### Work item
Report how many lines below contain the word "kNoOverrun". Write only that number.

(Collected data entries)
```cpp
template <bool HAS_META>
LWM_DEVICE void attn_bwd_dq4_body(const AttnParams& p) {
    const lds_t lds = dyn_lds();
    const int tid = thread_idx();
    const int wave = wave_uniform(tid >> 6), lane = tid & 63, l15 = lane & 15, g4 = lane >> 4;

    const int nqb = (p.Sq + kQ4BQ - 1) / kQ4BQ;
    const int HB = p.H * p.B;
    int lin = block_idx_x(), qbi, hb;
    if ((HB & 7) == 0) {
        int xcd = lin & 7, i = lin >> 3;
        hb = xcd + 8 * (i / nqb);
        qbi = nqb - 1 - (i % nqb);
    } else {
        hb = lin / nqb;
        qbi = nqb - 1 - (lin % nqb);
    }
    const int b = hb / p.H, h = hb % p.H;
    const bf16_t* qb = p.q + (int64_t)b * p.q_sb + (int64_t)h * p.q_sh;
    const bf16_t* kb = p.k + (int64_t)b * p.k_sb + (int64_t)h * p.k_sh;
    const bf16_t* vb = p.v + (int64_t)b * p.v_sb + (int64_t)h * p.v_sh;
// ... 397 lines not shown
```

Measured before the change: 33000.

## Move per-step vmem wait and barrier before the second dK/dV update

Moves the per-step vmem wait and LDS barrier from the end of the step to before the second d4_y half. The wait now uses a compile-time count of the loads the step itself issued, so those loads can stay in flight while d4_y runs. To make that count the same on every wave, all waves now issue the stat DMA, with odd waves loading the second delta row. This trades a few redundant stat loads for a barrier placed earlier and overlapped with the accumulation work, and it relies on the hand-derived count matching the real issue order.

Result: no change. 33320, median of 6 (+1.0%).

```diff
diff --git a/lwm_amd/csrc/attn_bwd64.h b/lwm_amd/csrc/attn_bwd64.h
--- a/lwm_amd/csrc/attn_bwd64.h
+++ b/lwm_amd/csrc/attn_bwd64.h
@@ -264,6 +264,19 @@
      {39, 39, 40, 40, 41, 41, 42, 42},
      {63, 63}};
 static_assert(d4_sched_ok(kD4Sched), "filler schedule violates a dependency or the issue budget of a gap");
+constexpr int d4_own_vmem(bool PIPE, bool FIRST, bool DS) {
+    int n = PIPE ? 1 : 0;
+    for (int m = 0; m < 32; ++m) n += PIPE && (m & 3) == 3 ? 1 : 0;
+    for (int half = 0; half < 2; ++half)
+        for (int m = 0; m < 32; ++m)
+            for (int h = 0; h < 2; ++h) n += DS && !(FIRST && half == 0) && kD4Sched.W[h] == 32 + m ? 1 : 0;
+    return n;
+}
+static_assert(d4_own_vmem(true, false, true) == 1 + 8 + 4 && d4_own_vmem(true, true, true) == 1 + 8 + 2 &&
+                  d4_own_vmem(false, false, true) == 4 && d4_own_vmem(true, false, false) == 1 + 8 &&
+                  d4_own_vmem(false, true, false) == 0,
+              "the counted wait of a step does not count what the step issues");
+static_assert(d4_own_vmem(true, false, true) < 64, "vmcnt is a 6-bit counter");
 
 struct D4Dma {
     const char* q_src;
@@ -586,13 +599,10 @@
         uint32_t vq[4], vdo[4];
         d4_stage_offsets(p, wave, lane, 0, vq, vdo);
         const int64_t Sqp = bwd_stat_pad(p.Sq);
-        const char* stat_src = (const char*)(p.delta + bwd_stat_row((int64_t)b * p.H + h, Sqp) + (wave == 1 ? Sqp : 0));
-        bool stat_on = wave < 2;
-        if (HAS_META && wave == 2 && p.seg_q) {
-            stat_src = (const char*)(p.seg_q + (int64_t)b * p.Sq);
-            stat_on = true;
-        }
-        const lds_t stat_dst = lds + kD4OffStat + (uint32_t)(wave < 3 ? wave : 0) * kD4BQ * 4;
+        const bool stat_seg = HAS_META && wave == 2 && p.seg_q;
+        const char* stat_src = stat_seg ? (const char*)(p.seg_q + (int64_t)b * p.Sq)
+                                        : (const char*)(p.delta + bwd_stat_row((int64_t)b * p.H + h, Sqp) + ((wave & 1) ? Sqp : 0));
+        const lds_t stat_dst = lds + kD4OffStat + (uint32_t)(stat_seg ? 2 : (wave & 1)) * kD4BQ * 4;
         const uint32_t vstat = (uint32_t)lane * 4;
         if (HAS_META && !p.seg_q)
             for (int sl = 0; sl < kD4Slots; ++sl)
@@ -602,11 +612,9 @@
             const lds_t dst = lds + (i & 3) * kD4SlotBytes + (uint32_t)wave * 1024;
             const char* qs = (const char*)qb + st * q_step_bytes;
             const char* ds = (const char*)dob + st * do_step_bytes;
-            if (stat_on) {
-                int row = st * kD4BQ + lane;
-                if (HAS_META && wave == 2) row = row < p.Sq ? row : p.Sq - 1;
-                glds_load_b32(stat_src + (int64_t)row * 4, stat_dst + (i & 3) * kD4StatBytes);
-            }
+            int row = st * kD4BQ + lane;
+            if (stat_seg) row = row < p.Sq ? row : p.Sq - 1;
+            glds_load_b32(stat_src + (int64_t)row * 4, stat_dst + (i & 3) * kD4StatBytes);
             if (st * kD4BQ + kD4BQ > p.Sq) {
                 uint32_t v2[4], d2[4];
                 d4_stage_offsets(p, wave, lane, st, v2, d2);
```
...
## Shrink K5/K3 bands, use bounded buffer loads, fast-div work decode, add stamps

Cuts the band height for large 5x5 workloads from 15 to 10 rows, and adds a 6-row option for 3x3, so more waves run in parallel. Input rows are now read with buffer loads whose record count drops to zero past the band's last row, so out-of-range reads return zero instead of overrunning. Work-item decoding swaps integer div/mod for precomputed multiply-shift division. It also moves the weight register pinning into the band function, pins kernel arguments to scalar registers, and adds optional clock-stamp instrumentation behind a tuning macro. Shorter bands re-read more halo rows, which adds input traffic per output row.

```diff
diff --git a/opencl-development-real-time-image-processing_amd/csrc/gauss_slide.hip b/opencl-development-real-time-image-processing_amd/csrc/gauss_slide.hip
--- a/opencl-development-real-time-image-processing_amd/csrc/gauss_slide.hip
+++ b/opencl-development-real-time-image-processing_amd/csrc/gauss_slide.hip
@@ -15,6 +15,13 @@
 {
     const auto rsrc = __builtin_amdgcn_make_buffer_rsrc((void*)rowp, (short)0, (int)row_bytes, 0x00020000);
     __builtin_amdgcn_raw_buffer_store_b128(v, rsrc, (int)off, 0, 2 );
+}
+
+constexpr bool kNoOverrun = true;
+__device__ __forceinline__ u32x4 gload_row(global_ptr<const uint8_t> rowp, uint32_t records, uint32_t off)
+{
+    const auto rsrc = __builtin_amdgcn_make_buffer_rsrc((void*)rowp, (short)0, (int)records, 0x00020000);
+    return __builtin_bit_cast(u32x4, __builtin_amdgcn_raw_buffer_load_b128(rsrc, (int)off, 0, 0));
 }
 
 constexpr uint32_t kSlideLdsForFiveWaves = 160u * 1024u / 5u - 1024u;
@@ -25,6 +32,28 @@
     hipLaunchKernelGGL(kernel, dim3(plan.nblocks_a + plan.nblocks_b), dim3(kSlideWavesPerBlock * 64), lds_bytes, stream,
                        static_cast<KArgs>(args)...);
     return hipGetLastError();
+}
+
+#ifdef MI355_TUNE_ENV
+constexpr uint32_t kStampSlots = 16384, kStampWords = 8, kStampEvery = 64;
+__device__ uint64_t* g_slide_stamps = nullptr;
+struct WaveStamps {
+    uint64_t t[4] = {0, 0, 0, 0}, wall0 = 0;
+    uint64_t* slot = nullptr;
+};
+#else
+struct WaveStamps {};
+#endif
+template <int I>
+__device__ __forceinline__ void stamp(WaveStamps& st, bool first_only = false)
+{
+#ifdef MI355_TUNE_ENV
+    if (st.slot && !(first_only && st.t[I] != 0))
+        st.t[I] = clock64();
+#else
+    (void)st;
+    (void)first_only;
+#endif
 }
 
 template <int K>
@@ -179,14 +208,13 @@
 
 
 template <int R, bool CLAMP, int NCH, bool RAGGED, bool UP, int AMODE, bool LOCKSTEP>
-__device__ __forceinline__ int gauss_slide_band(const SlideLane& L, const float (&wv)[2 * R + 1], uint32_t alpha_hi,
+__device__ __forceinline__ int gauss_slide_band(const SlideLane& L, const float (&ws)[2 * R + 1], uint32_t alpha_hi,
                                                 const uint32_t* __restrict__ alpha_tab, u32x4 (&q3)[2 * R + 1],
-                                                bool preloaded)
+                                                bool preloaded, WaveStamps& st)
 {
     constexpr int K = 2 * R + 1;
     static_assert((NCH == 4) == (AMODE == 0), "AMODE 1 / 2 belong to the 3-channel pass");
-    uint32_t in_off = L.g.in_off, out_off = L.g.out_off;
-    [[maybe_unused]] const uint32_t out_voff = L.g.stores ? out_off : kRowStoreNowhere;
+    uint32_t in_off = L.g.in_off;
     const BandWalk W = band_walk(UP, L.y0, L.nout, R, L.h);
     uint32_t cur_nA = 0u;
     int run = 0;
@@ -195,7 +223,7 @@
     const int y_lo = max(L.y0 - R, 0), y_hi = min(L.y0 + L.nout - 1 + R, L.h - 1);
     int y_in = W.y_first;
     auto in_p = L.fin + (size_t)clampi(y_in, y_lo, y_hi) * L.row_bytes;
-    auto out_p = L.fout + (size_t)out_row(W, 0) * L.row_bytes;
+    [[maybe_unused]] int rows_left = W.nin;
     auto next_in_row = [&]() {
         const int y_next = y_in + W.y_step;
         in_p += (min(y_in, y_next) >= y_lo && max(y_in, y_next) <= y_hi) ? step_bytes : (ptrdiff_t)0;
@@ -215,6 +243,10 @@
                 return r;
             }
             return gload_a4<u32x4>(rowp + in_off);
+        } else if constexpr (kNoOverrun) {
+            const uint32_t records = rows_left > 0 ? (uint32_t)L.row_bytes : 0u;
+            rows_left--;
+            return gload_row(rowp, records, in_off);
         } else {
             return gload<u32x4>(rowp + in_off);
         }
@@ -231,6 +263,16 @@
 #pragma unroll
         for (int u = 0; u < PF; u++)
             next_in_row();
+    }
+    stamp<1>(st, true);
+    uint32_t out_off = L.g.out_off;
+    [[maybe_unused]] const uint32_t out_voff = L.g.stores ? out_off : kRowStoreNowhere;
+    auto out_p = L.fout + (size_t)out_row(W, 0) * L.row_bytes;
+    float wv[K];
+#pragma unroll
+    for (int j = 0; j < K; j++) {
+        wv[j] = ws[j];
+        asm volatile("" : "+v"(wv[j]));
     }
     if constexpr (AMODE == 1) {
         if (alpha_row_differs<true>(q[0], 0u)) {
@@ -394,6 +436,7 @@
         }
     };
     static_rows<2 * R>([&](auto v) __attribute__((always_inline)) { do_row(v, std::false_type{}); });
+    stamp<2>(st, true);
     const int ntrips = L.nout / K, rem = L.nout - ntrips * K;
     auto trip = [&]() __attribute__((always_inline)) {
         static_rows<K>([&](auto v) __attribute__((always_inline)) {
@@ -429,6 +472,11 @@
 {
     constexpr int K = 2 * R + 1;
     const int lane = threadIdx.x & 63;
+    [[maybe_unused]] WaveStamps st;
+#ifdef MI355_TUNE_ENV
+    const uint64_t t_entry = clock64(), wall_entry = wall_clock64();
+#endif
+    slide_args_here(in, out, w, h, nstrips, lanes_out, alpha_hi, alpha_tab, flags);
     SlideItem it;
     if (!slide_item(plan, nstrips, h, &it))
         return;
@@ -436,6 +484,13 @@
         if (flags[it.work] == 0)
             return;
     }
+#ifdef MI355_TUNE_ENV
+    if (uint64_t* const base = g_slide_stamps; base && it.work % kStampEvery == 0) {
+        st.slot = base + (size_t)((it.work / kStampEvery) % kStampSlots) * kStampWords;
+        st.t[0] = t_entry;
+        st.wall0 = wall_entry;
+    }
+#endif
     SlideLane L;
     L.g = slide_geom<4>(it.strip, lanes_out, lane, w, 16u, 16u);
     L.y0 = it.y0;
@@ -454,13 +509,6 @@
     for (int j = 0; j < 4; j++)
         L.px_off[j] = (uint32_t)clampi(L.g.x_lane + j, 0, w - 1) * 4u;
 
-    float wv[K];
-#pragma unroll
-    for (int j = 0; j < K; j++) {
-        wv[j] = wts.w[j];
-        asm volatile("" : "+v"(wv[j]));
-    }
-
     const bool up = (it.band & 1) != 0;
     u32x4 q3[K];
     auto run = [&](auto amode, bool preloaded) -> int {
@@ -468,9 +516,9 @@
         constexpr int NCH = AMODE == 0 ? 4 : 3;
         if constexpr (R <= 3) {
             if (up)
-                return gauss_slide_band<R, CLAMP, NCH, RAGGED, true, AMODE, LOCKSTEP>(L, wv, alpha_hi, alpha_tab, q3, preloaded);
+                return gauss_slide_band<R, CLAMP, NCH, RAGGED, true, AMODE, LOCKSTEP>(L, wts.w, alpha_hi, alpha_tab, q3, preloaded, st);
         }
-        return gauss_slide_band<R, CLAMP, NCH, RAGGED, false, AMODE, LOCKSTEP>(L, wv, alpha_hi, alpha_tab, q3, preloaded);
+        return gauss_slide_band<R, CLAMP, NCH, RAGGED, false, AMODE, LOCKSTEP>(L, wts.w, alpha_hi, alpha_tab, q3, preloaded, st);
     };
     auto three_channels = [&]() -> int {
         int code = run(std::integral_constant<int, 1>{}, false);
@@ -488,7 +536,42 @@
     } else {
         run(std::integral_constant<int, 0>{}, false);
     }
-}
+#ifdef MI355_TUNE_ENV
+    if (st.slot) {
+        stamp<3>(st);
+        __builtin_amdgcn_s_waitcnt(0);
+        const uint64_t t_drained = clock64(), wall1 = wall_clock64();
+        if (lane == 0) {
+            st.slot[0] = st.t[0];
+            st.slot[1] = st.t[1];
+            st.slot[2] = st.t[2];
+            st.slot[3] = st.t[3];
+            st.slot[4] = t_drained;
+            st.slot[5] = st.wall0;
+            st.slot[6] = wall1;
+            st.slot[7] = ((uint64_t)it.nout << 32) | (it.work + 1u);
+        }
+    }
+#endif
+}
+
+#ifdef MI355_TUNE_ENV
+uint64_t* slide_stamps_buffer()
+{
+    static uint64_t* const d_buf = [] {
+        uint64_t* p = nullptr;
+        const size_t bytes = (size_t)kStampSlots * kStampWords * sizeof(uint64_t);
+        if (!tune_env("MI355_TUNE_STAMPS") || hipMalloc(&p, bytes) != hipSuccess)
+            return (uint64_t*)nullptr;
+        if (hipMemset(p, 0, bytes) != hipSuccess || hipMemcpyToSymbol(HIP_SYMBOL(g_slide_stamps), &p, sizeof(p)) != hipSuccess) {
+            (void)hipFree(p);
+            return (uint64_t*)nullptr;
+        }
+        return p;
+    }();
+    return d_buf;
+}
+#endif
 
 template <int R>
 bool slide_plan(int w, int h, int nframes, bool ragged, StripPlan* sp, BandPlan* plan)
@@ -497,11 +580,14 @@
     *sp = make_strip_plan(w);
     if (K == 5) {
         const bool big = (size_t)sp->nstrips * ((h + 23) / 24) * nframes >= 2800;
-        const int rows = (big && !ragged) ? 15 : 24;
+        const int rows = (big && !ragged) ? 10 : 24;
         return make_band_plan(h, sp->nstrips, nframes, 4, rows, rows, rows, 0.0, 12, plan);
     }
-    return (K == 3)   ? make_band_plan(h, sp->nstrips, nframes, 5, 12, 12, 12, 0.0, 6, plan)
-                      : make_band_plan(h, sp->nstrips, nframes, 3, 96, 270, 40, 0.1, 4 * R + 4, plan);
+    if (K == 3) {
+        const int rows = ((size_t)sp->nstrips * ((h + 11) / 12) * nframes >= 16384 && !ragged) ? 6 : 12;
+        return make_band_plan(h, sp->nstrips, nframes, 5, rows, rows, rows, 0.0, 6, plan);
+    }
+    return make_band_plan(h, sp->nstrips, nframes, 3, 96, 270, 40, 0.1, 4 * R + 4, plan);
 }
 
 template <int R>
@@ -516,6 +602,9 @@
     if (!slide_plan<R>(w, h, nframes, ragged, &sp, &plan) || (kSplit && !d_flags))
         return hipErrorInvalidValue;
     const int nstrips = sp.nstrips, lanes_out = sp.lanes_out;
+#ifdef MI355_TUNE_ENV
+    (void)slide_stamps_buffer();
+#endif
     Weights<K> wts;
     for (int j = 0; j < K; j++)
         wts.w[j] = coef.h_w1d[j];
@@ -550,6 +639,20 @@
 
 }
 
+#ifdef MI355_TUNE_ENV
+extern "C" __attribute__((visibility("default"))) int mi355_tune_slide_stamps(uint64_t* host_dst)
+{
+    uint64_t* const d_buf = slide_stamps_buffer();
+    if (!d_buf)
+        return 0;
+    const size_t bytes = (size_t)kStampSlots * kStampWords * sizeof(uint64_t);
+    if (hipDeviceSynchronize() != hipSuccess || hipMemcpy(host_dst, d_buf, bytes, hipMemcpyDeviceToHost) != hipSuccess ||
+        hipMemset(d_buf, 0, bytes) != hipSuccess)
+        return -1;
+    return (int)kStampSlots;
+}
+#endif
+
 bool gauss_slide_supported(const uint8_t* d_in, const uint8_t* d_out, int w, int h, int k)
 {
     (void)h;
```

### Reply to the exercise
2